Carbohydrate Polymer Technologies and Applications (Mar 2025)
Modulating bacterial nanocellulose crystallinity through post-transcriptional repression in Komagataeibacter xylinus
Abstract
Bacterial nanocellulose (BC) is a versatile biomaterial, with its microstructural features fundamentally influencing its properties and functionality across various applications. Conventional BC modifying methods typically require additives or extra steps. We developed synthetic regulatory small RNA (sRNA)-based repression cassettes targeting the bcsD, bcsZ, and ccpA genes to control BC microstructure in situ. Initial tests assessing the specificity of these repression cassettes, which target a genome-integrated fluorescent protein, showed significant growth inhibition (>80 %) caused by the overexpressed Hfq RNA chaperone. By designing 12 and 24–25 base sRNA sequences and adjusting inducer concentrations, we achieved differential repression of bcsD (6–34 %), bcsZ (8–24 %), and ccpA (2–20 %) genes.
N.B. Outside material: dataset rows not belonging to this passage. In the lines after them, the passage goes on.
__device__ __forceinline__ bool weight_job(const StepParams& p, int j, int cta, int rank, const char*& src, uint32_t& bytes) {
  const int nl = JOBS_PER_LAYER * p.L;
  if (j < nl) {
    const int l = j / JOBS_PER_LAYER, jl = j - JOBS_PER_LAYER * l;
    const int ph = jl < QKV_JOBS ? 0 : jl - (QKV_JOBS - 1);
    const int64_t idx = (ph == PH_QKV || ph == PH_QC) ? (int64_t)(cta >> 3) * C + rank : (int64_t)cta;
    const int64_t sz = p.cp_slice[ph];
    bytes = (uint32_t)(ph == PH_QKV ? sz / QKV_JOBS : sz);
    src = p.blob + p.layer0 + p.layer_stride * l + p.cp[ph] + idx * sz + (ph == PH_QKV ? jl * (sz / QKV_JOBS) : 0);
    return true;
  }
  const int task = cta + (int)gridDim.x * (j - nl);
  const int ntasks = p.K * p.V / 32;
  if (task >= ntasks) return false;
  bytes = (uint32_t)(4 * p.H * 16);
  src = p.blob + p.heads + (int64_t)task * bytes;
  return true;
}

template <int ITEMS>
__global__ void __launch_bounds__(THREADS, 1) decode_step_cluster_kernel(const __grid_constant__ StepParams p) {
  extern __shared__ __align__(128) unsigned char smem[];
  Ctrl* ctrl = p.sa.ctrl;
  if (p.prof != nullptr && blockIdx.x == 0 && threadIdx.x == 0) p.prof[(size_t)(6 * p.L + 2) * PROF_STRIDE + 3] = clock64();
  if (ctrl->active == 0) return;
  int cur_len = ctrl->cur_len;
  const unsigned gen = (unsigned)ctrl->launch_gen;
  int pos = p.P + cur_len - 1;
  const int tid = threadIdx.x, warp = tid >> 5, lane = tid & 31;
// ... 77 lines not shown
    const int lk = klocal(n >> 5), kq = KsF >> 5;
    return (size_t)(2 * kslice(n >> 5) + lk / kq) * h_slice_elems + (lk % kq) * 32 + (n & 31);
  };
  const int xo_slice = kslice(cta >> 2), xo_col = klocal(cta >> 2) * 32 + (cta & 3) * 8;

  {
    const bf16* tables = reinterpret_cast<const bf16*>(blob + p.embed);
    const bf16* postab = p.rope ? nullptr : reinterpret_cast<const bf16*>(blob + p.pos);
    const int row = tid >> 3, f = tid & 7, n = cta * 8 + f;
    float v = 0.f;
    if (row < B) {
#pragma unroll 1
      for (int k0 = 0; k0 < p.K; k0 += 8) {
        float ev[8];
#pragma unroll
        for (int k = 0; k < 8; k++)
          if (k0 + k < p.K) ev[k] = __bfloat162float(tables[((size_t)(k0 + k) * (p.V + 1) + p.sa.cur_ids[row * p.K + k0 + k]) * H + n]);
#pragma unroll
        for (int k = 0; k < 8; k++)
          if (k0 + k < p.K) v = (k0 + k == 0) ? ev[k] : DT<bf16>::rnd(v + ev[k]);
      }
      if (postab != nullptr) v = DT<bf16>::rnd(v + __bfloat162float(postab[(size_t)pos * H + n]));
    }
    res_s[row * 8 + f] = v;
    x_img[(size_t)xo_slice * x_slice_elems + row * pitch + xo_col + f] = __float2bfloat16_rn(v);
  }
  prof_mark(prof, 6);
  auto request_slice = [&](const bf16* img_slice, uint32_t bytes) {
    fence_proxy_async_smem();
    mbar_expect_tx(abar, bytes);
    bulk_g2s(Rg, img_slice, bytes, abar);
  };
  auto slice_of = [&](int sub, const bf16*& img, uint32_t& bytes) {
    if (sub == PH_QKV || sub == PH_QC) { img = x_img + (size_t)rank * x_slice_elems + (size_t)(HROWS * rblk) * pitch; bytes = (uint32_t)(HROWS * pitch * 2); }
    else if (sub == PH_O || sub == PH_OC) { img = a_img + (size_t)rank * x_slice_elems; bytes = (uint32_t)(x_slice_elems * 2); }
    else if (sub == PH_FC1) { img = x_img + (size_t)rank * x_slice_elems; bytes = (uint32_t)(x_slice_elems * 2); }
    else { img = h_img + (size_t)(2 * rank) * h_slice_elems; bytes = (uint32_t)(h_slice_elems * 2); }
  };
  {
    const bf16* nimg; uint32_t nbytes;
    slice_of(PH_QKV, nimg, nbytes);
    bar_target = grid_sync(bar_ctr, bar_target, -1, [&]() { request_slice(nimg, nbytes); }, []() {}, acq);
  }
  prof_mark(prof, 7);

  const int lrow = (lane & 7) + ((lane >> 3) & 1) * 8, lcol = (lane >> 4) * 8;
  const int g = lane >> 2, t4 = lane & 3;
  const int n_phases = 6 * p.L;

  const int att_row = HROWS * rblk + 4 * rank + (warp >> 1);
  const int att_slice = kslice(2 * head), att_col = klocal(2 * head) * 32;
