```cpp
int
starts_flush (ACMPlan *p, hipStream_t st) {
  StartsMirror &M = *p->mir;
  if (M.full_upload) {
    HIP_TRY (hipDeviceSynchronize ());
    uint32_t *fresh[5] = { nullptr, nullptr, nullptr, nullptr, nullptr };
    size_t want[5];
    for (int t = 0; t < 5; t++) {
      if (t == PT_LUT)
        continue;
      want[t] = M.tab[t].size () * 2 + 4096;
      const bool keep = M.own && M.cap[t] >= M.tab[t].size ();
      if (keep)
        fresh[t] = M.dev[t];
      else if (hipMalloc (reinterpret_cast<void **> (&fresh[t]), want[t] * 4) != hipSuccess ||
               hipMemset (fresh[t], 0, want[t] * 4) != hipSuccess) {
        for (int u = 0; u <= t; u++)
          if (fresh[u] && fresh[u] != M.dev[u])
            (void)hipFree (fresh[u]);
        return ACM_GPU_E_NOMEM;
      }
    }
    for (int t = 0; t < 5; t++) {
      if (t == PT_LUT) {
// ... 623 lines not shown
    HIP_TRY (hipEventRecord (s->copied[cur], s->copy));
    const uint64_t ctx = s->prev_valid < s->halo ? s->prev_valid : s->halo;
    HIP_TRY (hipStreamWaitEvent (s->compute, s->copied[cur], 0));
    if (ctx) {
      const unsigned char *tail = s->slot[prev] + (s->halo + s->last_piece - ctx) * s->sb;
      HIP_TRY (hipMemcpyAsync (piece_at - ctx * s->sb, tail, (size_t)ctx * s->sb, hipMemcpyDeviceToDevice, s->compute));
    }
    HIP_TRY (hipEventRecord (s->tail_read[prev], s->compute));
    int rc = scan_plan<false> (p, piece_at - ctx * s->sb, ctx + n, ctx, s->position - ctx, s->d_records, s->capacity, nullptr,
                               s->compute, true);
    if (rc)
      return rc;
    HIP_TRY (hipEventRecord (s->scanned[cur], s->compute));
    s->prev_valid = ctx + n;
    s->last_piece = n;
    s->position += n;
    s->pieces++;
    src += (size_t)n * s->sb;
    n_symbols -= n;
  }
  return ACM_GPU_OK;
}

extern "C" int
acm_gpu_stream_finish (ACMStream *s, ACMRecord *records, uint64_t capacity, uint64_t *n_found) {
  if (!s || !n_found)
    return ACM_GPU_E_ARG;
  ACMPlan *p = s->plan;
  HIP_TRY (hipSetDevice (p->device));
  HIP_TRY (hipStreamSynchronize (s->copy));
  HIP_TRY (hipStreamSynchronize (s->compute));
  unsigned long long total = 0;
  HIP_TRY (hipMemcpy (&total, p->scratch.d_total, 8, hipMemcpyDeviceToHost));
  *n_found = total;
  if (total > s->capacity || total > capacity)
    return ACM_GPU_E_OVERFLOW;
  if (total > 1) {
    const size_t tb = acm_gpu_order_tmp_bytes (p, total, s->position);
    void *tmp = nullptr;
    if (hipMalloc (&tmp, tb) != hipSuccess)
      return ACM_GPU_E_NOMEM;
    int rc = acm_gpu_order_records_device (p, s->d_records, total, 0, s->position, tmp, tb, s->compute);
    if (!rc && hipStreamSynchronize (s->compute) != hipSuccess)
      rc = ACM_GPU_E_HIP;
    (void)hipFree (tmp);
    if (rc)
      return rc;
  }
  if (total && records)
    HIP_TRY (hipMemcpy (records, s->d_records, total * sizeof (ACMRecord), hipMemcpyDeviceToHost));
  return acm_gpu_plan_status (p);
}

extern "C" void
acm_gpu_stream_close (ACMStream *s) {
  if (!s)
    return;
  (void)hipSetDevice (s->plan->device);
  if (s->copy)
    (void)hipStreamSynchronize (s->copy);
  if (s->compute)
    (void)hipStreamSynchronize (s->compute);
  (void)hipMemset (s->plan->scratch.d_total, 0, 8);
  (void)hipDeviceSynchronize ();
  for (int i = 0; i < 2; i++) {
    if (s->slot[i]) (void)hipFree (s->slot[i]);
// ... 1026 lines not shown
```

aho-corasick-1975_amd/csrc/dev_emit.h:

```cpp

__device__ __forceinline__ uint32_t
lane_id () {
  return __builtin_amdgcn_mbcnt_hi (~0u, __builtin_amdgcn_mbcnt_lo (~0u, 0u));
}

__device__ __forceinline__ uint32_t
rank_below (uint64_t m) {
  return __builtin_amdgcn_mbcnt_hi ((uint32_t)(m >> 32), __builtin_amdgcn_mbcnt_lo ((uint32_t)m, 0u));
}

__device__ __forceinline__ uint32_t
lshl_or (uint32_t a, uint32_t s, uint32_t b) {
  uint32_t r;
  asm ("v_lshl_or_b32 %0, %1, %2, %3" : "=v"(r) : "v"(a), "v"(s), "v"(b));
  return r;
}

__device__ __forceinline__ uint32_t
uniform (uint32_t v) {
  return __builtin_amdgcn_readfirstlane (v);
}

__device__ __forceinline__ uint32_t
wave_incl_scan (uint32_t v) {
// ... 66 lines not shown
      }
      return r;
    }
  }
  const uint32_t dh = walk ? 0u : E.cont_dh[st];
  uint32_t s2 = st;
  uint32_t byte = pos + 1 < E.n ? E.text[pos + 1] : 0;
  for (uint32_t j = 1; pos + j < E.n; j++) {
    const uint32_t p = pos + j;
    const uint32_t ent = E.wrows[s2 * E.W + min (byte - E.lo, E.span)];
    byte = p + 1 < E.n ? E.text[p + 1] : 0;
    s2 = ent & IT_STATE;
    const uint32_t past = p + 1 > ce ? p + 1 - ce : 0;
    const uint32_t bound = j + dh > past ? j + dh : past;
    if ((ent >> 16) <= bound)
      break;
    if ((ent & 0x8000u) && p >= E.emit_from) {
      const uint4 oi = E.oinfo[s2];
      const uint32_t c = put_outputs<WRITE> (E, oi, p, bound, o + r.cnt);
      if (c) {
        if (!r.events) {
          r.ev_pos = p;
          r.ev_oi = oi;
          r.ev_bound = bound;
        }
        r.events++;
        r.cnt += c;
      }
    }
  }
  return r;
}

template <bool CONT>
__device__ __forceinline__ uint32_t
item_count (const EmitCtx &E, bool valid, uint2 it, uint32_t &own_cnt, uint4 &own_oi, ContResult &r) {
  const uint32_t st = CONT ? (it.y & IT_STATE) : it.y;
  if (valid && st >= E.n_states) {
    if (E.error)
      *E.error = 1;
    valid = false;
  }
  const bool own = valid && (!CONT || (it.y & IT_OUT));
  own_cnt = 0;
  own_oi = make_uint4 (0, 0, 0, 0);
  if (own) {
    own_oi = E.oinfo[st];
    if (CONT && (it.y & IT_RUN))
      own_cnt = put_outputs<false> (E, own_oi, it.x, (it.y >> IT_K_SHIFT) & 0xFFFu, 0);
    else
      own_cnt = own_oi.x;
  }
  r = ContResult{ 0, 0, 0, 0, make_uint4 (0, 0, 0, 0) };
  if (CONT && valid && (it.y & IT_CONT))
    r = walk_continuation<false> (E, it, 0);
  return own_cnt + r.cnt;
}

template <bool CONT>
__device__ __forceinline__ void
item_write (const EmitCtx &E, uint2 it, uint32_t own_cnt, uint4 own_oi, const ContResult &r, uint64_t o) {
  if (own_cnt)
    (void)put_outputs<true> (E, own_oi, it.x, (CONT && (it.y & IT_RUN)) ? ((it.y >> IT_K_SHIFT) & 0xFFFu) : 0u, o);
  if (r.events == 1)
    (void)put_outputs<true> (E, r.ev_oi, r.ev_pos, r.ev_bound, o + own_cnt);
  else if (r.events > 1)
// ... 50 lines not shown
  if (m) {
    if (hit)
      queue[qn + rank_below (m)] = make_uint2 (pos, word);
    qn = uniform (qn + (uint32_t)__popcll (m));
    if (qn > QCAP - WAVE) {
      queue_drain<CONT, COUNT_ONLY, PARK_ONLY> (E, queue, qn, sp, lane);
      qn = 0;
    }
  }
}
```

The BC titers in bcsD-repressed cells (2.5–2.7 g l-1) were similar to wildtype (2.5–2.8 g l-1). However, significant decreases occurred in bcsZ and ccpA repressed cells, especially at higher inducer concentrations and with longer sRNA sequences (1.9 g l-1 and 1.5 g l-1, respectively). These repressions notably changed BC's amorphous content, as verified by X-ray diffraction and wide-angle X-ray scattering analyses. This sRNA-based method addresses the shortcomings of conventional techniques, like the inability to control BC modifications and the need for additional processing, offering a targeted and flexible tool for modifying BC microstructure.